Exercise instructions>
Wherever the line with "const uint32_t k" sits in the listing below, transcribe from it up to and including the line with "auto keep = [&](int64_t, uint32_t, const", exactly, and leave the remaining lines out.

== == ==

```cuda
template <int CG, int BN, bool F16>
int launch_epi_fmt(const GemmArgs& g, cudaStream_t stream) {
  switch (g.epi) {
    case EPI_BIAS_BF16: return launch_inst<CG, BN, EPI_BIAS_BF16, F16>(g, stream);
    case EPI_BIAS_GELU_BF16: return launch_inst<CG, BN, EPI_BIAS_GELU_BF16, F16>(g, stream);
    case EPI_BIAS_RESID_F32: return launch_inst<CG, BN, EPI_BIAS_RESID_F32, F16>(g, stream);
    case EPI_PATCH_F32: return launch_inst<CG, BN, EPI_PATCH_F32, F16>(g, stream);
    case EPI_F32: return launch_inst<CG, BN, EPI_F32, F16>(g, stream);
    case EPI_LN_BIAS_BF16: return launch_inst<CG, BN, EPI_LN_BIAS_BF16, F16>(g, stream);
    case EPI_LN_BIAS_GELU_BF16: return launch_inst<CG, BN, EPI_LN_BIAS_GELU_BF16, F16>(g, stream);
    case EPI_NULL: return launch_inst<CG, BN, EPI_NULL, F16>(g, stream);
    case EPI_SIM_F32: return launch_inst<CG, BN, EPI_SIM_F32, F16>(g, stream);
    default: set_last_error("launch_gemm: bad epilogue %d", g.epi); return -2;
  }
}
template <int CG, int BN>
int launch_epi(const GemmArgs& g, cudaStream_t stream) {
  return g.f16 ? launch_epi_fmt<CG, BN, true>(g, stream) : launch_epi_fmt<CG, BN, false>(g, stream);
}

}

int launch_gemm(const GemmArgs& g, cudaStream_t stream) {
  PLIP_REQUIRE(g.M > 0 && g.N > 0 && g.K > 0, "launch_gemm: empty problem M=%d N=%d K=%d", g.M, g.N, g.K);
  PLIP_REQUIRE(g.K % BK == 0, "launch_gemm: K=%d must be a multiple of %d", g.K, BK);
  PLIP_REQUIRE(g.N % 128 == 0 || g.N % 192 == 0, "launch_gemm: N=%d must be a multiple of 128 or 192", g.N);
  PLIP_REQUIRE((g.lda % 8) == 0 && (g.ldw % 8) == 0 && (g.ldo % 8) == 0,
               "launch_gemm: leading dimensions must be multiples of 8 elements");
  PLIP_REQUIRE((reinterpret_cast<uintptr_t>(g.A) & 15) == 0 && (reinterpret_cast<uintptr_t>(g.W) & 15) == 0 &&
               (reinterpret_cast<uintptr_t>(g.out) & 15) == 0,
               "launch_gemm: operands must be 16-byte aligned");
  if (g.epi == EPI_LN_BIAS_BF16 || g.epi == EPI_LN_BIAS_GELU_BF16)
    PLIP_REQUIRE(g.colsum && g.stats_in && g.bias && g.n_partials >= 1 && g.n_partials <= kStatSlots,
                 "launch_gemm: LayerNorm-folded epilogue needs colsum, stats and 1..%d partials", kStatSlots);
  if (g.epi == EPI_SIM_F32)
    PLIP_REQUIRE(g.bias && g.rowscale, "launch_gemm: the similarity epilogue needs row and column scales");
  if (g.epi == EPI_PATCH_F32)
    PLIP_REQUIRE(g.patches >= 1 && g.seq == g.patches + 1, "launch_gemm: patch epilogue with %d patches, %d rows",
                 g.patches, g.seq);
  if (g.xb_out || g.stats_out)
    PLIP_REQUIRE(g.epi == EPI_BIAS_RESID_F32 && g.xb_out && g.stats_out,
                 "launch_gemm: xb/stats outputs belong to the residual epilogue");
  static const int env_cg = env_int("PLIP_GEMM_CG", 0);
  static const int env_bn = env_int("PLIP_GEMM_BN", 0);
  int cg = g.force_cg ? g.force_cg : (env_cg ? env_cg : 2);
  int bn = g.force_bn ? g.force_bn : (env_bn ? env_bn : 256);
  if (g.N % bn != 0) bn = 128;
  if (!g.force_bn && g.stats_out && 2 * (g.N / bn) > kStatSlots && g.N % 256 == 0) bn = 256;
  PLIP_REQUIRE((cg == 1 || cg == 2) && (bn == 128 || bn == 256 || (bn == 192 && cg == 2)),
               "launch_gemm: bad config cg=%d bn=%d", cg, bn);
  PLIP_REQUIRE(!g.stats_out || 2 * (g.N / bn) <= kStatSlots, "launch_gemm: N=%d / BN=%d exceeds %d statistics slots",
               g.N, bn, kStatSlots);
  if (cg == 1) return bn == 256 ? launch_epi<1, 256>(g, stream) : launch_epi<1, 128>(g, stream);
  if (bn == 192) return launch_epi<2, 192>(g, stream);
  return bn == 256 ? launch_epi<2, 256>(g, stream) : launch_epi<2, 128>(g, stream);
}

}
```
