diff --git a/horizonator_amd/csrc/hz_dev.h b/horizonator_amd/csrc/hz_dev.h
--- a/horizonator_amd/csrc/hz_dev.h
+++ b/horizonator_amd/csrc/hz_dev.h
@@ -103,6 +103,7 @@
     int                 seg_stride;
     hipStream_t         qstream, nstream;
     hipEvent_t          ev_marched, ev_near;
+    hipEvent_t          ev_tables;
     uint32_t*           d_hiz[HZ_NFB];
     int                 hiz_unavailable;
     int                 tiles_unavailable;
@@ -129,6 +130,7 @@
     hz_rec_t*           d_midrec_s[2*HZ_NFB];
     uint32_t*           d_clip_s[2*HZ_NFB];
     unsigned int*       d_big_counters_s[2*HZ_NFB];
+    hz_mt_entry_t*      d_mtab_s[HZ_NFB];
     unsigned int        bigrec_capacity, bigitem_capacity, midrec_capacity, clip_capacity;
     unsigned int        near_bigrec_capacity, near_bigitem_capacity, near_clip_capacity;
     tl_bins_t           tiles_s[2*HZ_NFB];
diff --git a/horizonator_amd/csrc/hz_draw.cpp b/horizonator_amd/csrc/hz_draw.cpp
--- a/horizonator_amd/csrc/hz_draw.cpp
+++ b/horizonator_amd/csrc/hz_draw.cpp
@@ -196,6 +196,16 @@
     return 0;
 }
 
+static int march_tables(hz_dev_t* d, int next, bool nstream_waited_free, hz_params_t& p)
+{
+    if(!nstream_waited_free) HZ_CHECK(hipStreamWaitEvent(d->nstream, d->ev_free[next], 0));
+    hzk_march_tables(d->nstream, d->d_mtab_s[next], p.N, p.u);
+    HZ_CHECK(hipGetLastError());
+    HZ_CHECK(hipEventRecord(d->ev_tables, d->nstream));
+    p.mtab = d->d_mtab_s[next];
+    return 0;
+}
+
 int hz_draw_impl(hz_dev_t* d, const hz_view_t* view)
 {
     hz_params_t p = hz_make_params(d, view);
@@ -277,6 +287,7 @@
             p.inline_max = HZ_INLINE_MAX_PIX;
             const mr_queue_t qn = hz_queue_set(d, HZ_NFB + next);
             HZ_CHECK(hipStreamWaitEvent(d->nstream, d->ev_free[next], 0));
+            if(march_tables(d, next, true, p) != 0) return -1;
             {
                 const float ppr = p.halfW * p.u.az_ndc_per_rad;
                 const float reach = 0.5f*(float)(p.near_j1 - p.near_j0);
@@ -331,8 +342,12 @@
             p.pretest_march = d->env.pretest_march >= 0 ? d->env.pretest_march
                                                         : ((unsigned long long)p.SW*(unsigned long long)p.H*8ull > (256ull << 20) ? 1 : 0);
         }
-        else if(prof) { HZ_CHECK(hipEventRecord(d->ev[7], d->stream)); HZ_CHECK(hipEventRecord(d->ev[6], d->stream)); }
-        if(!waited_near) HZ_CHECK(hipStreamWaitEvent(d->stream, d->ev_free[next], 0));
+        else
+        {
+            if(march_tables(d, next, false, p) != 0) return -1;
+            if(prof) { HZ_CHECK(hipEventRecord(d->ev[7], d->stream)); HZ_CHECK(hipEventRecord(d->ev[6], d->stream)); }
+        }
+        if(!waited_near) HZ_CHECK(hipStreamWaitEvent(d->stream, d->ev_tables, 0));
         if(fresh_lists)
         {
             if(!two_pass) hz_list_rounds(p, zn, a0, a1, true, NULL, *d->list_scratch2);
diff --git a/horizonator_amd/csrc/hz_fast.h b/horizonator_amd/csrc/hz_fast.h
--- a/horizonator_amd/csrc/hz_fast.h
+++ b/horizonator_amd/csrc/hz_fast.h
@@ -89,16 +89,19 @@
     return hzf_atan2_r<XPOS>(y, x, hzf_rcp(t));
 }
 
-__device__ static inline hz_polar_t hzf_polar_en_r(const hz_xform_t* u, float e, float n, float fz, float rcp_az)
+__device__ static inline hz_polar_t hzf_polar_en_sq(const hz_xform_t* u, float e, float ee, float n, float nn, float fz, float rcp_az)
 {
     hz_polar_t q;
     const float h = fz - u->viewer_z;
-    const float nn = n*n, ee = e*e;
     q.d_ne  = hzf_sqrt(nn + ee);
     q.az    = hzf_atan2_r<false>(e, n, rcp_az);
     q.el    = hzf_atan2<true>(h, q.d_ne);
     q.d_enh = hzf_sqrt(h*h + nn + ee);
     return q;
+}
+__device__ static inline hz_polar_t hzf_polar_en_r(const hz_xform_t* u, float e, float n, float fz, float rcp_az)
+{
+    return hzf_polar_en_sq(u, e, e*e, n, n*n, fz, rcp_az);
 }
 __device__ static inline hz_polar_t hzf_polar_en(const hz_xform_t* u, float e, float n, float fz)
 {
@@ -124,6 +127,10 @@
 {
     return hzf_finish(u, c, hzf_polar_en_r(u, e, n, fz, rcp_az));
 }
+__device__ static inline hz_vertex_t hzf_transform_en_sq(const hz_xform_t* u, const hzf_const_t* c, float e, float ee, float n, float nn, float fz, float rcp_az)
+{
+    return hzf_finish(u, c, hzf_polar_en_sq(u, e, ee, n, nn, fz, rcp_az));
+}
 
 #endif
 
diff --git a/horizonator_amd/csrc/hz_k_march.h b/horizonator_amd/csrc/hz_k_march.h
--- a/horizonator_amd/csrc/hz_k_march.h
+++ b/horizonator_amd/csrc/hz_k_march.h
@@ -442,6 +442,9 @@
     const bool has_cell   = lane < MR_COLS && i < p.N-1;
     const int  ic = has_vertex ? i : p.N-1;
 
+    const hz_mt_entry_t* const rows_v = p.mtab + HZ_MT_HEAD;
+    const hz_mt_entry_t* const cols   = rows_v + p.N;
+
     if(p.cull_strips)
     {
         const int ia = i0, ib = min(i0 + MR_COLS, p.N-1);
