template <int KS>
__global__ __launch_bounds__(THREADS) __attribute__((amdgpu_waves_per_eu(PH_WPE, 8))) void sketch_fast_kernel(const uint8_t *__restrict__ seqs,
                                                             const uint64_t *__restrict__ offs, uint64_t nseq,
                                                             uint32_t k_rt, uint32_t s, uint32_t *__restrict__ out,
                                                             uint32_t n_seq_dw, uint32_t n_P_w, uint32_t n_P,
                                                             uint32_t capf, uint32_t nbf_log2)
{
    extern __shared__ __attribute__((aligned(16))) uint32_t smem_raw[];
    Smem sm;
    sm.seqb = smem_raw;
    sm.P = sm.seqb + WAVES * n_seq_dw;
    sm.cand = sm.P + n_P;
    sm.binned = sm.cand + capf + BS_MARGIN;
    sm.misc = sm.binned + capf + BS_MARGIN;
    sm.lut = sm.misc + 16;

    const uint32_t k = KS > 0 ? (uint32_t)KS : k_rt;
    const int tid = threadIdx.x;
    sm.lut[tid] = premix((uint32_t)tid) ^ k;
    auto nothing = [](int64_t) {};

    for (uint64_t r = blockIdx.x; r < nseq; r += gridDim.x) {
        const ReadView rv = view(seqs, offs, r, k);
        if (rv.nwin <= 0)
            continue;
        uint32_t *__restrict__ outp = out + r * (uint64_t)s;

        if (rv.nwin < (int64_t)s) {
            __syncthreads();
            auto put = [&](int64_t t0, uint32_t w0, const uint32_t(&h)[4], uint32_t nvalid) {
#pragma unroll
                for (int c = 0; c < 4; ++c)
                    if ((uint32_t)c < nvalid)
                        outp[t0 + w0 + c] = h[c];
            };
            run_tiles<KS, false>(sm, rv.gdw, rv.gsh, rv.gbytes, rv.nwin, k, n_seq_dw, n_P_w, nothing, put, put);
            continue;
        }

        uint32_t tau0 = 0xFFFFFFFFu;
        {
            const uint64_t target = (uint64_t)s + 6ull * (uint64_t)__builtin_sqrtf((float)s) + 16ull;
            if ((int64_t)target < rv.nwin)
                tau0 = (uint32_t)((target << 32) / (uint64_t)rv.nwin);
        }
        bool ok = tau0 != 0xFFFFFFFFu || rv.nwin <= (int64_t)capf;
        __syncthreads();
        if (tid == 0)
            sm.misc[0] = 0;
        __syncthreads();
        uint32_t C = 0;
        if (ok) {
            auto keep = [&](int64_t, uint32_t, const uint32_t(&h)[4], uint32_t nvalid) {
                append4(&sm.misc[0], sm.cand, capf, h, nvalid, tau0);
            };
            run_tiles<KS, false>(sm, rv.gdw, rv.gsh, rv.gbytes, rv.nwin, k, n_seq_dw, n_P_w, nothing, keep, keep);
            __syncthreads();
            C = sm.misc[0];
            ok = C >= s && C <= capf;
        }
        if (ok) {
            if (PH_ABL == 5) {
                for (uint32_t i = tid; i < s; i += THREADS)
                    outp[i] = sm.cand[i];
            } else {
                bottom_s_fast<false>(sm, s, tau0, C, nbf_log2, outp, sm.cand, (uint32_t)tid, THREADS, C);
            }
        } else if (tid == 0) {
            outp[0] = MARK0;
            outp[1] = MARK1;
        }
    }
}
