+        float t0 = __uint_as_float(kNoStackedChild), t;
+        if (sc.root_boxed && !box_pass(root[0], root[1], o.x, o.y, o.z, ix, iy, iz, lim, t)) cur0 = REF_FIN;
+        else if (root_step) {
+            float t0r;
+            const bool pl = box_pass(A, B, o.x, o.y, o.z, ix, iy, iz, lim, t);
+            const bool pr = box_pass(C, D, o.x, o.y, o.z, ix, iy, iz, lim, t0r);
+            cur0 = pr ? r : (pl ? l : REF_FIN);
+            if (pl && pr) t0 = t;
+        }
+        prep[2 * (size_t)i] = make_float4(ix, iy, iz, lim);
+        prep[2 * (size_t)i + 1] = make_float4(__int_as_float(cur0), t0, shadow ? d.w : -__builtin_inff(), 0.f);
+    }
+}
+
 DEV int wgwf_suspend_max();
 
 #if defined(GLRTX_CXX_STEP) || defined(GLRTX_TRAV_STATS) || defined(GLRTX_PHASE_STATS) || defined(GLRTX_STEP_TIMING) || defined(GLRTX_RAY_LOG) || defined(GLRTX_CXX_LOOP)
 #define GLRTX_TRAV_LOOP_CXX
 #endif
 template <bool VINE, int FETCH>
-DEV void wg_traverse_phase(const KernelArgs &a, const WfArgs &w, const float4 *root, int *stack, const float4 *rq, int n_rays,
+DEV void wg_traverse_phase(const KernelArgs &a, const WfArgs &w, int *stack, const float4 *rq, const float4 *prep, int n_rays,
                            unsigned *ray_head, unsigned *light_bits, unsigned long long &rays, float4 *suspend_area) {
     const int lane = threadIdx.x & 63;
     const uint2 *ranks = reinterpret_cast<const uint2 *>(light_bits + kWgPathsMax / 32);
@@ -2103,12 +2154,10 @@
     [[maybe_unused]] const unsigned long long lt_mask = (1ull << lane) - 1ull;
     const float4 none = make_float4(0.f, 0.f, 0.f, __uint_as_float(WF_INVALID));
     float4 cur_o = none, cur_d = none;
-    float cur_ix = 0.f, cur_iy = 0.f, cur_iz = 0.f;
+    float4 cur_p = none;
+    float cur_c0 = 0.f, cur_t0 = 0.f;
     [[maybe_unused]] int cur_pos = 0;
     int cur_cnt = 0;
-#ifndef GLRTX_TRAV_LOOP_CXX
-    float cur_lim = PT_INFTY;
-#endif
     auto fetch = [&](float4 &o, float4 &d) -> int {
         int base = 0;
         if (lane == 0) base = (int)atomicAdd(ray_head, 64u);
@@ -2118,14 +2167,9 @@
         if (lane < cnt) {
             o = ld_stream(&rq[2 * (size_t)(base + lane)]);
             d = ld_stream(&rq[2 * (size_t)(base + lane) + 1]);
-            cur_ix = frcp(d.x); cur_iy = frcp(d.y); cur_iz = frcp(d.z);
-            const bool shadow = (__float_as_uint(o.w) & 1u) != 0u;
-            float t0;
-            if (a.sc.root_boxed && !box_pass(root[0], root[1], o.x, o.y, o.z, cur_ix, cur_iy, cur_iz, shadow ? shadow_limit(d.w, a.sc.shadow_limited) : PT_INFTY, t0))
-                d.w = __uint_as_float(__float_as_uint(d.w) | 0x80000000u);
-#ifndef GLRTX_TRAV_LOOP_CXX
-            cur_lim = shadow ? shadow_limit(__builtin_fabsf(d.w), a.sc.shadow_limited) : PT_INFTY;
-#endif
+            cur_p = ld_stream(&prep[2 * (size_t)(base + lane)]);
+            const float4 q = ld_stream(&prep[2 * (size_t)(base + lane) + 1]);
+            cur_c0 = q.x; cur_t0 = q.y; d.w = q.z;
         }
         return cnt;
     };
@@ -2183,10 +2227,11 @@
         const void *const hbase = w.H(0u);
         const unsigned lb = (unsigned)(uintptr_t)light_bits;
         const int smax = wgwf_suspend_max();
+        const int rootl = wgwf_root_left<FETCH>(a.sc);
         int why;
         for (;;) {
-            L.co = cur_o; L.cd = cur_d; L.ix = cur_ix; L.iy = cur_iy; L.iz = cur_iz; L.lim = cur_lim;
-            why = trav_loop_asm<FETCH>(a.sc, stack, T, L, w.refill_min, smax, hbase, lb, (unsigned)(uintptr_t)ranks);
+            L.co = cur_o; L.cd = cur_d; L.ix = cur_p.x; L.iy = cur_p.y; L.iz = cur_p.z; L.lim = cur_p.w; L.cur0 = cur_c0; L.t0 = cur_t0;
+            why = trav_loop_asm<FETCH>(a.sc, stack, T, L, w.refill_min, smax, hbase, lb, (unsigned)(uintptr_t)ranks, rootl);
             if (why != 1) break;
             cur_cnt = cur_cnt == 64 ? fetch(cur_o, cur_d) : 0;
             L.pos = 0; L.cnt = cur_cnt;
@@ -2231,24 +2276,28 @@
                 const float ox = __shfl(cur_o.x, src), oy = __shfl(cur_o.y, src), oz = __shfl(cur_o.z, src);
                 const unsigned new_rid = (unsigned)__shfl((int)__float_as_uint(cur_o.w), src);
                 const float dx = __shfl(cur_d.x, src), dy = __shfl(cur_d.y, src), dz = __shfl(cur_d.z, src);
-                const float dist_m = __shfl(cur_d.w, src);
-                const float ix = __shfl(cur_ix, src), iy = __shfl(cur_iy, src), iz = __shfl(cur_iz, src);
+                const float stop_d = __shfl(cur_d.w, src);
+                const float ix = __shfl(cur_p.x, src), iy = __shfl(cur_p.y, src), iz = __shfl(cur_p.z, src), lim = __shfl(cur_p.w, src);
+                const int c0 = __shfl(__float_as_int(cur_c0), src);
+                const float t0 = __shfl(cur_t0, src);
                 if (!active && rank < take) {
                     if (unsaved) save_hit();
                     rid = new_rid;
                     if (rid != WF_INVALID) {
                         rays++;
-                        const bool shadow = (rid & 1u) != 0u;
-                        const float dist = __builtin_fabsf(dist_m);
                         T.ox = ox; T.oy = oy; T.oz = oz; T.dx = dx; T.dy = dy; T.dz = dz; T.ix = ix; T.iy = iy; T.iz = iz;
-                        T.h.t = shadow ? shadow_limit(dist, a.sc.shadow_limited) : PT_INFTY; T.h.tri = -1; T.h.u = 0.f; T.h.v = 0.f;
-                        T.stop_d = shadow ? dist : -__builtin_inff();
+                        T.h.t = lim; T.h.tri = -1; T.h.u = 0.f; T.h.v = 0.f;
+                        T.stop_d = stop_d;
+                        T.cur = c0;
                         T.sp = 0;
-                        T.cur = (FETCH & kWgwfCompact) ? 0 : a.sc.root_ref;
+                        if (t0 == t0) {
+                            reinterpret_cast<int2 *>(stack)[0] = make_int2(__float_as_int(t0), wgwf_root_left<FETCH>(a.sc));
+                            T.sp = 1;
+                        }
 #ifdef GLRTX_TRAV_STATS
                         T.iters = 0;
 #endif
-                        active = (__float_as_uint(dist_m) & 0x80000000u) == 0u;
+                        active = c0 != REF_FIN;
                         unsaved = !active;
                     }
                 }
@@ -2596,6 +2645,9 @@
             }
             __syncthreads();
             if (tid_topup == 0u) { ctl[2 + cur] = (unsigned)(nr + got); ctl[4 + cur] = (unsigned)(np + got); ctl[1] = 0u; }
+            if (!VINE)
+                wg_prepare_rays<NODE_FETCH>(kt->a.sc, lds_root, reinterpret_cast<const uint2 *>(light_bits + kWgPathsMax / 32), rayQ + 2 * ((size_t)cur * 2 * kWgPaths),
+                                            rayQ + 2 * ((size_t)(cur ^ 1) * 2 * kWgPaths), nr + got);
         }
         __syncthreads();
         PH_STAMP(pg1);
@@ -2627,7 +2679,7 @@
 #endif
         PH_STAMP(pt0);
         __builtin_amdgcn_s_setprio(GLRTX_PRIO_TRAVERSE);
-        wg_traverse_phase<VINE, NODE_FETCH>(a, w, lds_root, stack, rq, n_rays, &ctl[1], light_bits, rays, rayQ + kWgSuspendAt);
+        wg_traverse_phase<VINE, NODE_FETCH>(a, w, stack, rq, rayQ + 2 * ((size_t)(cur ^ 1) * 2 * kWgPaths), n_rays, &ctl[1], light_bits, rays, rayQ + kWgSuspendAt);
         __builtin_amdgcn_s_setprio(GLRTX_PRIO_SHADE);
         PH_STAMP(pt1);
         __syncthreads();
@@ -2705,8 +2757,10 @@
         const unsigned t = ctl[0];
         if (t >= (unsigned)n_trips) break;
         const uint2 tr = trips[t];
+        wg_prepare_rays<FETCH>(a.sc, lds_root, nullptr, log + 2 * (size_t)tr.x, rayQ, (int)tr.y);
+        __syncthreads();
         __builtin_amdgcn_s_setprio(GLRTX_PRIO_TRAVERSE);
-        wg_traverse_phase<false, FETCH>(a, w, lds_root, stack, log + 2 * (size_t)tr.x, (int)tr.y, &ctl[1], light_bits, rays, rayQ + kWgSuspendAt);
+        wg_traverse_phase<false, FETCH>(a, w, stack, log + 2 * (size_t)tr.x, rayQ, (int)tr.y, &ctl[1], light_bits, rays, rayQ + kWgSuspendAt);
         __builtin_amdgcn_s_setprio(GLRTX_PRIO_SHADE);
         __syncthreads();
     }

== == ==

Result of this task>
    const uint32_t k = KS > 0 ? (uint32_t)KS : k_rt;
    const int tid = threadIdx.x;
    sm.lut[tid] = premix((uint32_t)tid) ^ k;
    auto nothing = [](int64_t) {};

    for (uint64_t r = blockIdx.x; r < nseq; r += gridDim.x) {
        const ReadView rv = view(seqs, offs, r, k);
        if (rv.nwin <= 0)
            continue;
        uint32_t *__restrict__ outp = out + r * (uint64_t)s;

        if (rv.nwin < (int64_t)s) {
            __syncthreads();
            auto put = [&](int64_t t0, uint32_t w0, const uint32_t(&h)[4], uint32_t nvalid) {
#pragma unroll
                for (int c = 0; c < 4; ++c)
                    if ((uint32_t)c < nvalid)
                        outp[t0 + w0 + c] = h[c];
            };
            run_tiles<KS, false>(sm, rv.gdw, rv.gsh, rv.gbytes, rv.nwin, k, n_seq_dw, n_P_w, nothing, put, put);
            continue;
        }

        uint32_t tau0 = 0xFFFFFFFFu;
        {
            const uint64_t target = (uint64_t)s + 6ull * (uint64_t)__builtin_sqrtf((float)s) + 16ull;
            if ((int64_t)target < rv.nwin)
                tau0 = (uint32_t)((target << 32) / (uint64_t)rv.nwin);
        }
        bool ok = tau0 != 0xFFFFFFFFu || rv.nwin <= (int64_t)capf;
        __syncthreads();
        if (tid == 0)
            sm.misc[0] = 0;
        __syncthreads();
        uint32_t C = 0;
        if (ok) {
            auto keep = [&](int64_t, uint32_t, const uint32_t(&h)[4], uint32_t nvalid) {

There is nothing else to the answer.